Scalable local/global hybrids: Integrating global shape/context in addition to per-point or per-patch locality for improved global deformation modeling, as alluded to in LJN (Sundararaman et al., 26 Sep 2024).
Robust topology handling: Extending MLP-based deformation fields to explicitly address topological changes and large-scale discontinuities remains a challenge, with forward-warped Gaussian and morphing flows highlighting these limitations (Liang et al., 2023, Bizzi et al., 10 Oct 2025).

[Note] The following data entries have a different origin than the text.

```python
from ... import functional as Fn
from ... import ops
from ...common.buffers import SequenceReplayBuffer
from ...common.utils import get_device, postprocess, to_np
from .models.actor_critic import ActorModel, ValueModel
from .models.decoder import ContinuationModel, ObservationModel, RewardModel
from .models.encoder import Encoder
from .models.rssm import TransitionModel
from .models.utils import FlatAdam, InverseDynamicsModel
from .rollout import EpisodeDriver

LOG_2PI = math.log(2.0 * math.pi)


def _d(ts):
    return [t.detach() for t in ts]

# ... 279 lines not shown
        if self._pcont:
            self._pcont_backward(feat, st["pc_hid"], st["dpc"], dfeat)
        pd, gd = self._pg(self.obs_model)
        pr, gr = self._pg(self.transition_model)
        pe, ge = self._pg(self.encoder)
        dembeds = torch.empty(rows, self.c.embedding_size, device=dev)
        dpm, dps, dqm, dqs = kl_grads
        if self._symbolic:
            Fn.symbolic_decoder_bwd(pd, feat, st["dec_saved"], gd, self.obs_model.act,
                                    dfeat=dfeat if decoder_attached else None, accumulate_dfeat=True)
            self._model_bucket_begin(tail=True)
            ops.rssm_observe_bwd(pr, sv, gr, dfeat=dfeat, dpm=dpm, dps=dps, dqm=dqm, dqs=dqs, dembeds=dembeds,
                                 min_std=self.transition_model.min_std_dev)
            Fn.symbolic_encoder_bwd(pe, st["frames"], st["enc_saved"], dembeds, ge, self.encoder.act)
            return
        if decoder_attached:
            wgrads = []
            Fn.decoder_bwd(pd, feat, st["dec_saved"], gd, dfeat=dfeat, accumulate_dfeat=True, deferred=wgrads)
            main = torch.cuda.current_stream(dev)
            side = self._side_stream or main
            side.wait_stream(main)
            with torch.cuda.stream(side):
                ops.rssm_observe_bwd(pr, sv, gr, dfeat=dfeat, dpm=dpm, dps=dps, dqm=dqm, dqs=dqs, dembeds=dembeds,
                                     min_std=self.transition_model.min_std_dev)
            for fn in wgrads:
                fn()
            main.wait_stream(side)
            self._model_bucket_begin(tail=True)
            Fn.encoder_bwd(pe, st["frames"], st["enc_saved"], dembeds, ge, side=wside)
            return
        main = torch.cuda.current_stream(dev)
        side = self._side_stream or main
        side.wait_stream(main)
        with torch.cuda.stream(side):
            ops.rssm_observe_bwd(pr, sv, gr, dfeat=dfeat, dpm=dpm, dps=dps, dqm=dqm, dqs=dqs, dembeds=dembeds,
                                 min_std=self.transition_model.min_std_dev)
        Fn.decoder_bwd(pd, feat, st["dec_saved"], gd, side=wside)
        main.wait_stream(side)
        self._model_bucket_begin(tail=True)
        Fn.encoder_bwd(pe, st["frames"], st["enc_saved"], dembeds, ge, side=wside)

    def _model_bucket_begin(self, tail):
        if self.dp is None or not self._dp_two_buckets:
            return
        g, cut = self.model_optimizer.grad, self._model_cut
        if not tail:
            self._allreduce(g[:cut])
            return
        self._model_works.append(self.dp.all_reduce_begin(g[cut:], stream=self._side_stream))

    def _steppers(self):
        return [v for v in vars(self).values() if hasattr(v, "step_count") and hasattr(v, "exp_avg")]

    def _take_status(self):
        st = self._status_ring[self._update_seq % 8 : self._update_seq % 8 + 1]
        ops.take_status_into(ops.scan_status(self.device), st)
        if self.dp is not None:
            self.dp.all_reduce_status(st)
        self._ustatus = st
        for opt in self._steppers():
            opt.skip = st
        return st

    def _model_step(self):
        self._take_status()
        if self._ev_ac_done is not None:
            torch.cuda.current_stream(self.device).wait_event(self._ev_ac_done)
        if self.dp is not None and self._dp_two_buckets:
            self._model_bucket_begin(tail=False)
            works, self._model_works = self._model_works, []
            assert len(works) == 1, "model gradient buckets: the decoder bucket was not started by the backward"
            self.dp.all_reduce_end(works)
        elif self.dp is not None:
            self._allreduce(self.model_optimizer.grad)
        self.model_optimizer.clip_and_step(self.c.grad_clip_norm)

    def _prep_batch(self, obs, actions, rewards, nonterms):
        self._update_seq += 1
        self._restore_point = (self._update_seq, self._noise_counter, [(o, o.step_count) for o in self._steppers()])
        obs = obs.contiguous()
        assert obs.dtype in (torch.uint8, torch.float32), obs.dtype
        return obs, actions.float().contiguous(), rewards.float().contiguous(), nonterms.float().contiguous()

    @in_conv_precision
    def train_dynamics(self, obs, actions, rewards, nonterms):
        c = self.c
        obs, actions, rewards, nonterms = self._prep_batch(obs, actions, rewards, nonterms)
        st = self._world_model_forward(obs, actions, rewards, nonterms)
        sv, grow = st["sv"], st["grow"]
        if sv.prior_ready is not None:
            torch.cuda.current_stream(self.device).wait_stream(sv.prior_ready)
        kl_sum, kl_grads = ops.kl_balance(sv.prior_mean, sv.prior_std, sv.post_mean, sv.post_std, 1, 0.0, None,
                                          float(c.free_nats), 1.0 / grow)
        self._world_model_backward(st, kl_grads, decoder_attached=True)
        self._model_step()
        self._pending_model = (torch.cat([st["nll_sum"], st["rew_sums"], kl_sum, self.model_optimizer.sqnorm]), None,
                               grow)
        return self._latents_out(sv, actions, nonterms)

    def _latents_out(self, sv, actions, nonterms):
        D = self.c.belief_size
        beliefs, states = sv.featx[1:, :, :D], sv.featx[1:, :, D:]
        if self._inv_dyn:
            self.train_inv_dynamics(beliefs, states, actions, nonterms)
        return beliefs, states

    def train_inv_dynamics(self, beliefs, states, actions, nonterms):
        c = self.c
        m, opt = self.inv_dynamics, self.inv_dynamics_optimizer
        T, B, D = beliefs.shape
        S = states.shape[2]
        rows = beliefs.as_strided((T, B, D + S), beliefs.stride()) if (
            states.data_ptr() == beliefs.data_ptr() + 4 * D and states.stride() == beliefs.stride()
            and beliefs.stride(1) >= D + S) else torch.cat((beliefs, states), dim=2)
        x = ops.inv_dyn_pack(rows, D)
        N = x.shape[0]
        p, g = self._pg(m)
        raw, hid = ops.mlp_fwd(p, x, act=m.act)
        target, mask = actions[1:-1].reshape(N, -1), nonterms[1:-1].reshape(N)
        if self.dp is None:
            sums, draw = ops.normal_nll_rows(raw, target, mask, m.min_std_dev)
        else:
            sums, _ = ops.normal_nll_rows(raw, target, mask, m.min_std_dev, want_grad=False)
            total = sums.clone()
            self._allreduce(total)
            _, draw = ops.normal_nll_rows(raw, target, mask, m.min_std_dev, count_in=total[1:2])
        ops.mlp_bwd(p, x, hid, draw, dparams=g, dx=None, act=m.act)
        self._allreduce(opt.grad)
# ... 432 lines not shown
```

Physical/semantic regularizers: Deeper integration of physics-driven constraints, learned material models, and semantic part priors to enable robust and interpretable deformation for simulation and control (Kairanda et al., 2023, Merrouche et al., 11 Dec 2024).
Data-efficient and category-agnostic learning: LJN-style approaches demonstrate that extreme data efficiency and cross-category generalization are possible when leveraging local neighborhood statistics, offering a promising direction for generalized deformation models (Sundararaman et al., 26 Sep 2024).

MLP-based deformation fields continue to bridge the strengths of explicit geometry, differentiable implicit representations, and learned coordinate transformation, underpinning advances across computer graphics, vision, and geometric deep learning.